Dr. Schropp decided to put in a central IV, a procedure that is considered surgery. They had to put him under for it. We took him down at about 2:30 Monday afternoon, and he came back at 3:30. The surgery went well, and of course Carter woke right up and was quite mad and probably a bit uncomfortable.
It took me quite awhile to get him to settle down. After about 10 rounds of the "Lay Down" lullaby, he was calm and resting. I turned to go, to let him rest, and then the nurse came and began repositioning him, and of course he got all upset again. She jumped right over him, trying to comfort him and singing to him. That's when IT happened. THE MELTDOWN
I walked, no stormed, out of the NICU, furious and hurt. There, in the middle of the hallway I fell to the floor, sobbing. As a mom of a sick baby you feel so helpless. I had finally been able to sooth him, to make it all better for just a few moments, and it was ripped away from me. It is a hurt deeper than any other emotion to see your child suffer and not be able to fix it all.
And so I cried. And I yelled. And I cried some more.

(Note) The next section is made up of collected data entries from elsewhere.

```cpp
template <class G>
__device__ __forceinline__ int tf_rows_at(int idx, int ri0) { return (ri0 + idx / G::kRowDwords) * G::kPitch + G::kX0 + (idx % G::kRowDwords) * 4; }
template <class G>
// ... 188 lines not shown
#ifdef THIP_PRIO_SEQ
#define THIP_PRIO_AT(i) __builtin_amdgcn_s_setprio((THIP_PRIO_SEQ >> (12 - 4 * (i))) & 3)
#else
#define THIP_PRIO_AT(i) do { } while (0)
#endif
#ifndef THIP_TF_WAVES_PER_EU
#define THIP_TF_WAVES_PER_EU 5
#endif
template <bool LEVELS>
__global__ __launch_bounds__(64, THIP_TF_WAVES_PER_EU) void k_recon_lf(const BatchK B) {
  __shared__ uint4 s_tf[kTfLds / 16];
  const StreamK &S = B.s[blockIdx.y];
  const int lane = (int)threadIdx.x & 63;
  const int band = (int)blockIdx.x & 7, jb = (int)blockIdx.x >> 3;
  const uint2 *info_p = S.info;
  const int4 *coeffs_p = S.coeffs;
  const uint32_t *slot0_p = S.tile_slot0;
  uint8_t *self = S.self;
  const uint8_t *prev = S.prev, *gold = S.gold;
  uint8_t *coded_map = S.coded_map;
  const int16_t *dc_p = S.dc;
  const uint4 *dq_p = S.dequant;
  uint8_t *edge_p = S.edge;
  const int te0 = S.tile_end[0], te1 = S.tile_end[1];
  const int sqpx = S.qpx, sqpy = S.qpy;
  const int L2 = (S.debug & 256) ? 0 : S.flimit2;
  const bool poison = (S.debug & 512) != 0;
  const bool cell_general = (S.debug & 1024) != 0;
  const int max_spins = poison ? 256 : (1 << 20);
  uint32_t *fault_p = S.fault;
  const uint32_t ep = S.epoch;
  const int bu0 = S.band_u0[band], bu1 = S.band_u0[band + 1];
  asm volatile("" ::"s"(info_p), "s"(coeffs_p), "s"(slot0_p), "s"(self), "s"(prev), "s"(gold), "s"(coded_map), "s"(dc_p), "s"(dq_p), "s"(edge_p),
               "s"(te0), "s"(te1), "s"(sqpx), "s"(sqpy), "s"(L2), "s"(ep), "s"(bu0), "s"(bu1), "s"(fault_p));
  const int u = bu0 + jb;
  if (u >= bu1) return;
  const int pli = (u >= te0 ? 1 : 0) + (u >= te1 ? 1 : 0);
  const int rel = u - (pli == 0 ? 0 : (pli == 1 ? te0 : te1));
  const int tiles_x = S.spec_tx[pli];
  const int sby = rel / tiles_x, t = rel - sby * tiles_x;
  bool spec = false;
  uint32_t spec_slot0 = 0;
  if (LEVELS && S.spec_on) {
    if (sby < S.spec_rows[pli]) {
      spec = true;
      spec_slot0 = S.spec_base[pli] + (uint32_t)(sby * S.spec_rowunits[pli]) + 64u * (uint32_t)t;
      const uint32_t unit = min(spec_slot0 + (uint32_t)lane, S.spec_last);
#pragma unroll
      for (int q = 0; q < 4; q++)
        __builtin_amdgcn_global_load_lds((const __attribute__((address_space(1))) void *)unit_piece(coeffs_p, unit, q),
                                         (__attribute__((address_space(3))) void *)(s_tf + q * 64), 16, 0, THIP_COEF_CPOL);
    }
  }
  [[maybe_unused]] unsigned long long *tr = nullptr;
#ifdef THIP_TRACE
  if (g_trace_buf && lane == 0) {
    tr = g_trace_buf + ((size_t)blockIdx.y * gridDim.x + blockIdx.x) * 12;
    unsigned hwid, xcc;
    asm volatile("s_getreg_b32 %0, hwreg(HW_REG_HW_ID)\n\ts_getreg_b32 %1, hwreg(HW_REG_XCC_ID)" : "=s"(hwid), "=s"(xcc));
    tr[9] = hwid;
    tr[10] = (unsigned long long)xcc | (unsigned long long)u << 8;
  }
#endif
  THIP_TR(tr, 0);
  THIP_PRIO_AT(0);
  constexpr bool levels = LEVELS;
  if (levels) tables_to_lds(dq_p, pli, lane, s_tf);
  const PlaneK G = S.pl[pli];
  const int fy0 = S.lf_y0[pli], fy1 = S.lf_y1[pli];
  asm volatile("" ::"s"(G.nh), "s"(G.nv), "s"(G.stride), "s"(G.off), "s"(G.tiles_x), "s"(G.tiles_y), "s"(G.fro), "s"(fy0), "s"(fy1));
  const int nh = G.nh, nv = G.nv;
  const bool has_left = t > 0, row_end = t == tiles_x - 1;
  const bool has_up = sby > 0, has_dn = sby < G.tiles_y - 1;
  const bool up_in = has_up && u - tiles_x >= bu0, dn_in = has_dn && u + tiles_x < bu1;
  const bool xb_up = has_up && !up_in;
  const bool xb_dn = has_dn && !dn_in;

  const int hh = lane & 15;
  const int lx = (lane >> 4) * 4 + hilb_col(hh), ly = hilb_row(hh);
  const int bx = t * 16 + lx, by = sby * 4 + ly;
  const bool valid = bx < nh && by < nv;
  const uint32_t slot0w = slot0_p[u];
  const uint2 info = info_p[(size_t)u * THIP_TILE_FRAGS + lane];
  uint32_t dcv = 0;
  if (dc_p) dcv = 0x10000u | (uint16_t)dc_p[G.fro + min(by, nv - 1) * nh + min(bx, nh - 1)];
  asm volatile("" ::"s"(slot0w), "v"(info.x), "v"(dcv));
#ifdef THIP_TRACE
  THIP_TR(tr, 1);
#endif
  if (levels && !dc_p) dcv = 0x10000u | (info.y & 0xFFFFu);
  const CoefForm F = coef_form(slot0w, levels);
  ReconLane L;
  L.flags = valid ? info.x : 0u;
  L.dcq = info.y >> 16;
  L.dcraw = dcv;
  L.dcp = ((uint32_t)(((int)(int16_t)((dcv ? dcv : info.y) & 0xFFFFu) * (int)L.dcq + 15) >> 5) & 0xFFFFu) * 0x00010001u;
  L.coded = (L.flags & THIP_INFO_CODED) != 0;
  L.dc_only = L.coded && (L.flags & THIP_INFO_DC_ONLY) != 0;
  L.has_coeff = L.coded && !L.dc_only;
  L.x0 = bx * 8;
  L.y0 = by * 8;
  const bool own_all_coded = __all(valid && L.coded);
  ReconPlane R;
  R.self = self + G.off;
  R.prev = prev + G.off;
  R.gold = gold + G.off;
  R.coded_map = coded_map + G.fro;
  R.nh = nh;
  R.nv = nv;
  R.stride = G.stride;
  R.qpx = pli != 0 && sqpx;
  R.qpy = pli != 0 && sqpy;
  R.debug = 0;
  R.tr = nullptr;
  uint8_t *const lds = reinterpret_cast<uint8_t *>(s_tf);
  uint32_t *const lds_dw = reinterpret_cast<uint32_t *>(s_tf);
  uint32_t *const meta = lds_dw + 1024;

  const uint64_t mask = __ballot(L.has_coeff);
  const int nown = __popcll(mask);
  const uint32_t prefix = __builtin_amdgcn_mbcnt_hi((uint32_t)(mask >> 32), __builtin_amdgcn_mbcnt_lo((uint32_t)mask, 0u));
  PredWin Q;
  Q.border = false;
  bool inter = false;
  const uint8_t *ref = nullptr;
  const uint32_t fill = L.dc_only ? L.dcp : 0u;
  uint32_t Y[32];
  if (nown == 0) {
    if (valid) recon_issue<true>(R, L, Q, inter, ref);
    THIP_PRIO_AT(1);
  } else if (nown <= 16) {
    int4 Wc[1][2];
    residual_shared_load<4>(coeffs_p, F, nown, lane, Wc);
    if (valid) recon_issue<true>(R, L, Q, inter, ref);
    THIP_PRIO_AT(1);
    residual_shared<4>(Wc, F, lds_dw, meta, lane, L, prefix, Y);
  } else if (nown <= 32) {
    int4 Wc[2][2];
    residual_shared_load<2>(coeffs_p, F, nown, lane, Wc);
    if (valid) recon_issue<true>(R, L, Q, inter, ref);
    THIP_PRIO_AT(1);
    residual_shared<2, true>(Wc, F, lds_dw, meta, lane, L, prefix, Y);
  } else {
    int4 w7 = make_int4(0, 0, 0, 0);
    const bool spec_hit = spec && nown == 64 && !F.wide && F.slot0 == spec_slot0;
    if (!spec_hit) dense_issue<7>(coeffs_p, F, L.has_coeff, prefix, s_tf, w7);
    if (valid) recon_issue<true>(R, L, Q, inter, ref);
    THIP_PRIO_AT(1);
    if (!spec_hit) asm volatile("s_waitcnt vmcnt(0)" ::: "memory");
    dense_finish<7>(coeffs_p, F, L.has_coeff, prefix, s_tf, lane, L, w7, Y);
  }
  if (!L.has_coeff) {
#pragma unroll
    for (int i = 0; i < 32; i++) Y[i] = fill;
  }
#ifdef THIP_TRACE
  asm volatile("" : "+v"(Y[0]), "+v"(Y[31]));
  THIP_TR(tr, 11);
#endif
  uint2 rows[8];
  recon_rows<true>(R, Q, inter, Y, rows, L.coded ? L.flags : 0u, L.x0);
#ifdef THIP_TRACE
  asm volatile("" : "+v"(rows[0].x), "+v"(rows[7].y));
  THIP_TR(tr, 2);
#endif

  THIP_PRIO_AT(2);
  uint8_t *const myrec = edge_p + (size_t)u * kTfRec;
  const uint8_t *const rec_up = myrec - (ptrdiff_t)tiles_x * kTfRec, *const rec_left = myrec - kTfRec;
  const uint8_t *const rec_ul = rec_up - kTfRec;
  const bool need_ul = up_in && has_left;
  lds_settle();
  if (valid) {
    uint8_t *img = lds + (ly * 8 + 4) * kTfPitch + kTfX0 + lx * 8;
#pragma unroll
    for (int r = 0; r < 8; r++) *reinterpret_cast<uint2 *>(img + r * kTfPitch) = rows[r];
  }
  lds[kTfFlagOff + (ly + 1) * kTfFlagPitch + lx + 1] = (valid && L.coded) ? 1 : 0;
  lds_settle();
  {
    const int fi = lane < 16 ? 4 * kTfFlagPitch + lane + 1
                             : (lane < 20 ? (lane - 16 + 1) * kTfFlagPitch + 16 : (lane >= 32 && lane < 48 ? kTfFlagPitch + (lane - 32) + 1 : 0));
    uint64_t fm = 0x0000FFFF000FFFFFull;
    if (!flags_lazy || !own_all_coded) {
// ... 31 lines not shown
    } else if (lane < kTfBotUnits + kTfRightUnits) {
#pragma unroll
      for (int j = 0; j < 3; j++) {
        const int idx = 3 * (lane - kTfBotUnits) + j;
        if (idx < 32) *reinterpret_cast<uint32_t *>(lds + tf_col_at<Tf16>(idx, 4, -4)) = d[j];
      }
    } else if (lane == kTfBotUnits + kTfRightUnits) {
#pragma unroll
      for (int j = 0; j < 2; j++) *reinterpret_cast<uint32_t *>(lds + tf_col_at<Tf16>(2 + j, 0, -4)) = d[j];
    }
    w_up = (uint32_t)__builtin_amdgcn_readlane((int)un.w, 0);
    w_left = (uint32_t)__builtin_amdgcn_readlane((int)un.w, kTfBotUnits);
    w_ul = (uint32_t)__builtin_amdgcn_readlane((int)un.w, kTfBotUnits + kTfRightUnits);
    nb_all_coded = (!up_in || (w_up & 0xFFFFu) == 0xFFFFu) && (!has_left || (w_left & 0xF0000u) == 0xF0000u) && (!need_ul || (w_ul & 0x80000u) != 0);
#ifndef THIP_NO_CELL_FAST
    cells_coded = own_all_coded && nb_all_coded && L2 != 0 && !cell_general && fy0 <= 4 * sby - (up_in ? 1 : 0) && fy1 >= 4 * sby + 4;
#endif
    if (!flags_lazy || !cells_coded) tf_neighbour_flags(lds, lane, w_up, w_left, w_ul);
    lds_settle();
    THIP_TR(tr, 6);
  }

  THIP_PRIO_AT(3);
  const int top_lo = has_up ? (xb_up ? 6 : 2) : 0;
  const uint32_t top_mask = xb_up ? 96u : 0xFFu;
  {
    const int m = lane >> 4;
#ifndef THIP_NO_CELL_FAST
    const bool coded = cells_coded;
    if (coded && has_left && up_in)
      tf_cell_all_coded<Tf16, false>(lds, R.self, R.stride, t, sby, lane & 15, m, L2, 2, false);
#ifndef THIP_NO_CELL_EDGE
    else if (coded)
      tf_cell_all_coded<Tf16, true>(lds, R.self, R.stride, t, sby, lane & 15, m, L2, has_up ? (xb_up ? 6 : 2) : 4, !has_left);
#endif
    else
#endif
      tf_cell<Tf16>(lds, R.self, R.stride, nh, nv, t, sby, lane & 15, m, true, L2, fy0, fy1, m == 0 ? top_lo : 0, 8, m == 0 ? top_mask : 0xFFu, m == 3);
  }
  THIP_TR(tr, 7);

  const bool extra_col = row_end && (nh & 15) == 0;
  const bool extra_row = xb_dn || (!has_dn && (nv & 3) == 0);
  if (extra_col || extra_row) {
    [[maybe_unused]] bool dn_all_coded = true;
    uint32_t w_dn = 0, w_dl = 0;
    if (xb_dn) {
      const uint8_t *const rec_dn = myrec + (ptrdiff_t)tiles_x * kTfRec, *const rec_dl = rec_dn - kTfRec;
      const uint8_t *src = nullptr;
      if (lane < kTfBotUnits) src = rec_dn + kTfTop + lane * kTfUnit;
      else if (lane == kTfBotUnits && has_left) src = rec_dl + kTfRight;
      const uint4 un = tf_fetch_unit(src, ep, fault_p, max_spins, ep);
      const uint32_t d[3] = {un.x, un.y, un.z};
      if (lane < kTfBotUnits) {
#pragma unroll
        for (int j = 0; j < 3; j++) {
          const int idx = 3 * lane + j;
          if (idx < 64) *reinterpret_cast<uint32_t *>(lds + tf_rows_at<Tf16>(idx, 36)) = d[j];
        }
      } else if (lane == kTfBotUnits) {
#pragma unroll
        for (int j = 0; j < 2; j++) *reinterpret_cast<uint32_t *>(lds + tf_col_at<Tf16>(j, 36, -4)) = d[j];
      }
      w_dn = (uint32_t)__builtin_amdgcn_readlane((int)un.w, 0);
      w_dl = (uint32_t)__builtin_amdgcn_readlane((int)un.w, kTfBotUnits);
      dn_all_coded = (w_dn & 0xFFFFu) == 0xFFFFu && (!has_left || (w_dl & 0x10000u) != 0);
// ... 30 lines not shown
```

Finally, after a heart-to-heart with my own mother and a long walk, I returned to my baby--who was resting peacefully by that time.
So, why do I publish this story of my weakness for all my family, friends and strangers to see? For two reasons: 1) to be honest about the difficulty of this situation. and...
2)To say this: It goes beyond heartbreak to see your child hurting, as any parent knows. I now have the tiniest glimpse of God's love for us. As our Father, it must be so difficult to see us, His children, in pain, in sorrow, and even in sin. As I drove home from the hospital this morning, it was as if the entire morning program of 3 radio stations had been orchestrated just for me. And they probably had--God moves heaven and earth to mend the hearts and minds of His children. Song after song came across my radio, speaking of God's love, His faithfulness, and our brokenness. He gave me peace this morning, and my heart is filled with Scripture reminding me of His undying desire to heal our wounds. And though I am unable to fix my baby, I know that God is hard at work, healing through the doctors and nurses, and creating a miracle for my son. So, even in the difficult times, I must believe--even when I cannot see. Faith is a tricky thing, isn't it? One song I heard was a song about different names and identities of God. My new favorite: HAND HOLDER. Just as we all walked to Wendy's last night to get some dinner, and I held Morgan's hand to keep her safe, God holds our hands--for safety, for security, and for comfort. He sure held my hand yesterday.
Speaking of being a mom, I got my first Mother's Day gift. A beautiful quilt from my own Mom. Here are pictures (to come...blogger is having trouble)--keep in mind this is a quilt. Hundreds of tiny pieces of fabric sewn together as pixels to form my child's face. Its beauty is beyond description. Thank you, Mom!